La rencontre du Premier ministre Faïez el-Serraj et du général Haftar à La Celle-Saint-Cloud a débouché sur une déclaration conjointe à minima, qui prévoit un cessez-le-feu et la tenue d’élections.

Rencontre interlibyenne : Macron décroche une double signature
Depuis son élection, Emmanuel Macron s’est à plusieurs reprises paré des habits de chef de guerre. Ce mardi, il a tenté d’endosser ceux de faiseur de paix. En réunissant dans une même salle du château de La Celle-Saint-Cloud, Faïez el-Serraj, à la tête du Conseil présidentiel libyen, et Khalifa Haftar, le général qui contrôle la moitié Est du pays, le Président français réussit un beau coup diplomatique. Haftar avait refusé de croiser Serraj au Caire en février. Les deux rivaux s’étaient ensuite rencontrés en mai à Abou Dhabi, mais sans se mettre d’accord sur une déclaration conjointe.

Cette fois-ci, pour la première fois, le Premier ministre reconnu par la communauté internationale et le militaire rebelle à la tête de l’autoproclamée armée nationale libyenne ont signé un document commun. «Nous nous engageons à un cessez-le-feu et à nous abstenir de tout recours à la force armée pour ce qui ne ressort pas strictement de la lutte antiterroriste», dit le texte de la déclaration. Tiendra-t-il sur le terrain ? Jusqu’à présent, les offensives des troupes du général Haftar ont systématiquement été justifiées par une rhétorique antijihadiste…

Les deux hommes rappellent aussi que «la solution à la crise libyenne ne peut être que politique et passe par un processus de réconciliation nationale associant tous les Libyens». Ils s’engagent à «déployer tous les efforts pour intégrer les combattants qui le souhaitent dans les forces régulières et appeler au désarmement, à la démobilisation et à la réintégration des autres dans la vie civile». Ils prennent enfin «l’engagement solennel d’œuvrer pour la tenue des élections présidentielle et parlementaire dès que possible».

Minimal

Voilà pour les grandes lignes, consensuelles, de la déclaration conjointe. Mais il faut surtout remarquer les vides : la réforme du Conseil présidentiel (évoquée par le passé pour inclure Haftar dans un triumvirat), l’autorité du pouvoir civil sur l’armée (que le général refuse obstinément), et la reconnaissance de la légitimité de Faïez el-Serraj par les institutions de l’Est du pays. Trois points de blocage qui n’ont pas été levés.
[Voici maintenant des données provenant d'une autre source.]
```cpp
FX_HD int sample_offset(int j, int r) { return (kN - 1) - j - 256 * r; }

template <int PH, int G = kFirGroup>
FX_HD void phase1_fir(const State& s, const f4* win, int tid, cf (&v)[16]) {
    const int j = tid & 255;
    const cf (&x0)[16] = s.h[PH];
    const cf (&x1)[16] = s.h[(PH + 3) & 3];
    const cf (&x2)[16] = s.h[(PH + 2) & 3];
    const cf (&x3)[16] = s.h[(PH + 1) & 3];
    constexpr int NG = 16 / G;
    f4 w[2][G];
#pragma unroll
    for (int q = 0; q < G; ++q) w[0][q] = win[q * 256 + j];
#pragma unroll
    for (int g = 0; g < NG; ++g) {
        if (g < NG - 1) {
#pragma unroll
            for (int q = 0; q < G; ++q) w[(g + 1) & 1][q] = win[(G * (g + 1) + q) * 256 + j];
        }
        FXC_SCHED_FENCE();
#pragma unroll
        for (int q = 0; q < G; ++q) {
            const int r = G * g + q;
            const f4 t = w[g & 1][q];
            cf a = cscale(x0[r], t.x);
            a = cfma(t.y, x1[r], a);
            a = cfma(t.z, x2[r], a);
            v[r] = cfma(t.w, x3[r], a);
        }
        FXC_SCHED_FENCE();
    }
}

FX_HD cf tw1_of(const cf (&pw2)[4], int k1) {
    cf w = mk(1.f, 0.f);
    bool have = false;
#pragma unroll
    for (int b = 0; b < 4; ++b) {
        if (k1 & (1 << b)) {
            w = have ? cmul(w, pw2[b]) : pw2[b];
            have = true;
        }
    }
    return w;
}

template <bool LEAN_TW = false>
FX_HD void phase1_finish_store(const State& s, cf (&v)[16], cf* region, int tid) {
    cf* mine = region + (tid >> 8) * kRegion + (tid & 255);
    cf pw2[4] = {s.tw1[1], s.tw1[2], s.tw1[4], s.tw1[8]};
#if defined(__HIP_DEVICE_COMPILE__)
    if (LEAN_TW) {
#pragma unroll
        for (int b = 0; b < 4; ++b) asm volatile("" : "+v"(pw2[b].x), "+v"(pw2[b].y));
    }
#endif
    dft16_b_stream(v, [&](int k1, cf val) {
        if (k1 > 0) val = cmul(val, LEAN_TW ? tw1_of(pw2, k1) : s.tw1[k1]);
        mine[k1 * kRowPitch] = val;
    });
}

FX_HD void state_load_twiddles(State& s, const cf* tw1_table, int tid) {
    const int j = tid & 255;
#pragma unroll
    for (int k1 = 0; k1 < 16; ++k1) s.tw1[k1] = tw1_table[k1 * 256 + j];
}

FX_HD cf* lane_row(cf* region, int tid) {
    const int l = tid & 63, wave = tid >> 6;
    const int ant = l >> 5, k1 = 2 * wave + ((l >> 4) & 1);
    return region + ant * kRegion + k1 * kRowPitch;
}

FX_HD void phase2_load(cf* region, int tid, cf (&v)[16]) {
    const cf* row = lane_row(region, tid);
    const int j0 = tid & 15;
#pragma unroll
    for (int j1 = 0; j1 < 16; ++j1) v[j1] = lds_load(row + j0 + 16 * j1);
}

FX_HD void phase2_twiddle(cf (&v)[16], const cf* tw2, int tid) {
    const int j0 = tid & 15;
    cf t[2][4];
#pragma unroll
    for (int q = 1; q < 4; ++q) t[0][q] = lds_load(tw2 + q * 16 + j0);
#pragma unroll
    for (int g = 0; g < 4; ++g) {
        if (g < 3) {
#pragma unroll
            for (int q = 0; q < 4; ++q) t[(g + 1) & 1][q] = lds_load(tw2 + (4 * (g + 1) + q) * 16 + j0);
        }
        FXC_SCHED_FENCE();
#pragma unroll
        for (int q = 0; q < 4; ++q) {
            const int q1 = 4 * g + q;
            if (q1 > 0) v[q1] = cmul(v[q1], t[g & 1][q]);
        }
        FXC_SCHED_FENCE();
    }
}

FX_HD void phase2_store(const cf (&v)[16], cf* region, int tid) {
    cf* row = lane_row(region, tid);
    const int j0 = tid & 15;
#pragma unroll
    for (int q1 = 0; q1 < 16; ++q1) row[q1 * 17 + j0] = v[q1];
}

FX_HD void phase3_load(cf* region, int tid, cf (&v)[16]) {
    const cf* row = lane_row(region, tid);
    const int q1 = tid & 15;
#pragma unroll
    for (int j0 = 0; j0 < 16; ++j0) v[j0] = lds_load(row + q1 * 17 + j0);
}

FX_HD void xacc(State& s, int q, cf a, cf b) { s.acc[q] = cmulc_acc(s.acc[q], a, b); }

FX_HD int bin_of(int tid, int q) {
    const int l = tid & 63, wave = tid >> 6;
    const int k1 = 2 * wave + ((l >> 4) & 1), q1 = l & 15, q2 = q + 8 * (l >> 5);
    return k1 + 16 * q1 + 256 * q2;
}

FX_HD int slot_of_bin(int k) {
    const int k1 = k & 15, q1 = (k >> 4) & 15, q2 = k >> 8;
    const int l = (q2 >> 3) * 32 + (k1 & 1) * 16 + q1;
    const int tid = (k1 >> 1) * 64 + l;
    return (q2 & 7) * kThreads + tid;
}

FX_HD int lane_specpos(int tid) {
    const int l = tid & 63, wave = tid >> 6;
    return (2 * wave + ((l >> 4) & 1)) * 16 + (l & 15);
}

FX_HD int specpos(int lane_l, int q2) { return (q2 >> 1) * 512 + 2 * lane_l + (q2 & 1); }
FX_HD int specpos_of_bin(int k) { return specpos((k & 15) * 16 + ((k >> 4) & 15), k >> 8); }

}
}
```

effex_amd/csrc/k_fused4096.h:

```cpp
#pragma once

namespace {

__device__ __forceinline__ void wave_sync() {
    __builtin_amdgcn_fence(__ATOMIC_RELEASE, "wavefront");
    __builtin_amdgcn_wave_barrier();
    __builtin_amdgcn_fence(__ATOMIC_ACQUIRE, "wavefront");
}

__device__ __forceinline__ void permlane32_swap(cf& a, cf& b) {
    auto rx = __builtin_amdgcn_permlane32_swap(__float_as_uint(a.x), __float_as_uint(b.x), false, false);
    auto ry = __builtin_amdgcn_permlane32_swap(__float_as_uint(a.y), __float_as_uint(b.y), false, false);
    a = fxc::mk(__uint_as_float(rx[0]), __uint_as_float(ry[0]));
    b = fxc::mk(__uint_as_float(rx[1]), __uint_as_float(ry[1]));
}

typedef unsigned v2u32 __attribute__((ext_vector_type(2)));
typedef unsigned v4u32 __attribute__((ext_vector_type(4)));
#ifndef FXC_LOAD_AUX_U8
#define FXC_LOAD_AUX_U8 2
#endif
#ifndef FXC_LOAD_AUX
#define FXC_LOAD_AUX 2
#endif
template <int R0, int CNT>
__device__ __forceinline__ void load_frame_part(cf (&xr)[16], const cf* chunk_base, unsigned chunk_bytes, unsigned voff,
                                                int64_t i) {
    __amdgpu_buffer_rsrc_t rs = __builtin_amdgcn_make_buffer_rsrc(const_cast<cf*>(chunk_base), 0, (int)chunk_bytes,
                                                                   0x00020000);
    const unsigned soff = (unsigned)(i * fxc::fused::kN * (int64_t)sizeof(cf));
#pragma unroll
    for (int r = R0; r < R0 + CNT; ++r) {
        const v2u32 d = __builtin_amdgcn_raw_buffer_load_b64(rs, voff, soff + (unsigned)(256 * (15 - r) * sizeof(cf)), FXC_LOAD_AUX);
        xr[r] = fxc::mk(__uint_as_float(d[0]), __uint_as_float(d[1]));
    }
}

template <int R0, int CNT>
__device__ __forceinline__ void load_frame_part_u8(cf (&xr)[16], const unsigned short* chunk_base,
                                                   unsigned chunk_bytes, unsigned voff, int64_t i) {
    __amdgpu_buffer_rsrc_t rs = __builtin_amdgcn_make_buffer_rsrc(const_cast<unsigned short*>(chunk_base), 0,
                                                                   (int)chunk_bytes, 0x00020000);
    const unsigned soff = (unsigned)(i * fxc::fused::kN * (int64_t)sizeof(unsigned short));
#pragma unroll
    for (int r = R0; r < R0 + CNT; ++r)
        xr[r].x = __uint_as_float(
            (unsigned)__builtin_amdgcn_raw_buffer_load_b16(rs, voff, soff + (unsigned)(256 * (15 - r) * sizeof(unsigned short)), FXC_LOAD_AUX_U8));
}

__device__ __forceinline__ void convert_frame_u8(cf (&h)[16], cf off) {
    const float k = 1.0f / 127.5f;
#pragma unroll
    for (int r = 0; r < 16; ++r) {
        const unsigned raw = __float_as_uint(h[r].x);
        h[r] = fxc::mk(fmaf((float)(raw & 0xFFu), k, off.x), fmaf((float)((raw >> 8) & 0xFFu), k, off.y));
    }
}

#ifndef FXC_ABL
#define FXC_ABL 0
#endif
#ifndef FXC_STAMPS
#define FXC_STAMPS 0
#endif
constexpr int kStampSegs = 12;
constexpr int kDckLdsBytes = 64;
constexpr int kAutoLdsBytes = fxc::fused::kAccPerThread * fxc::fused::kThreads * 4;
#if FXC_STAMPS
#define FXC_STAMP(k)                                                              \
    do {                                                                          \
        __builtin_amdgcn_sched_barrier(0);                                        \
        const unsigned long long t_now__ = __builtin_amdgcn_s_memtime();          \
        __builtin_amdgcn_s_waitcnt(0xC07F);                                       \
        seg[k] += t_now__ - t_prev;                                               \
        t_prev = t_now__;                                                         \
        __builtin_amdgcn_sched_barrier(0);                                        \
    } while (0)
#else
#define FXC_STAMP(k)
#endif
#if (FXC_ABL & 16)
#define FXC_PREFETCH(R0) ((void)0)
#else
#define FXC_PREFETCH(R0)                                                                                        \
    do {                                                                                                        \
        FXC_SCHED_FENCE();                                                                                      \
        if (U8)                                                                                                 \
            load_frame_part_u8<R0, 4>(nx, reinterpret_cast<const unsigned short*>(x) + (int64_t)pc * 2 * num_samp, \
                                      chunk_bytes, voff, nframe);                                               \
        else                                                                                                    \
            load_frame_part<R0, 4>(nx, nbase, chunk_bytes, voff, nframe);                                       \
        FXC_SCHED_FENCE();                                                                                      \
    } while (0)
#endif
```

En réalité, le texte est assez minimal, mais il a le mérite d’exister. Aucun des deux leaders n’a voulu s’engager davantage, de peur d’être incapable de faire accepter les compromis à son propre camp de retour en Libye. C’est particulièrement vrai pour Serraj, qui a conclu un pacte avec des milices de la capitale Tripoli pour assurer la sécurité de son gouvernement. Même la moitié Ouest échappe largement à son contrôle : la puissante ville de Misrata et les brigades islamistes issues de la révolution de 2011 se méfient du Premier ministre, trop enclin selon eux à faire des concessions à Haftar, perçu comme un homme de l’ancien régime.

Le général est sans doute le grand gagnant de la réunion de La Celle-Saint-Cloud. Soutenu militairement par l’Egypte et les Emirats arabes unis, et dans une moindre mesure par la Russie, il est désormais adoubé par la France. Il y a dix-huit mois, il était pourtant considéré comme un obstacle au processus de paix. Mais il s’est progressivement rendu incontournable, notamment par ses conquêtes militaires, marquées par des accusations récurrentes d’exécutions sommaires de prisonniers. Sous Hollande, l’armée française lui a apporté un appui secret au nom de la lutte antiterroriste. Sous Macron, au nom du «pragmatisme» défendu par l’Elysée, Haftar a pu serrer la main du Président.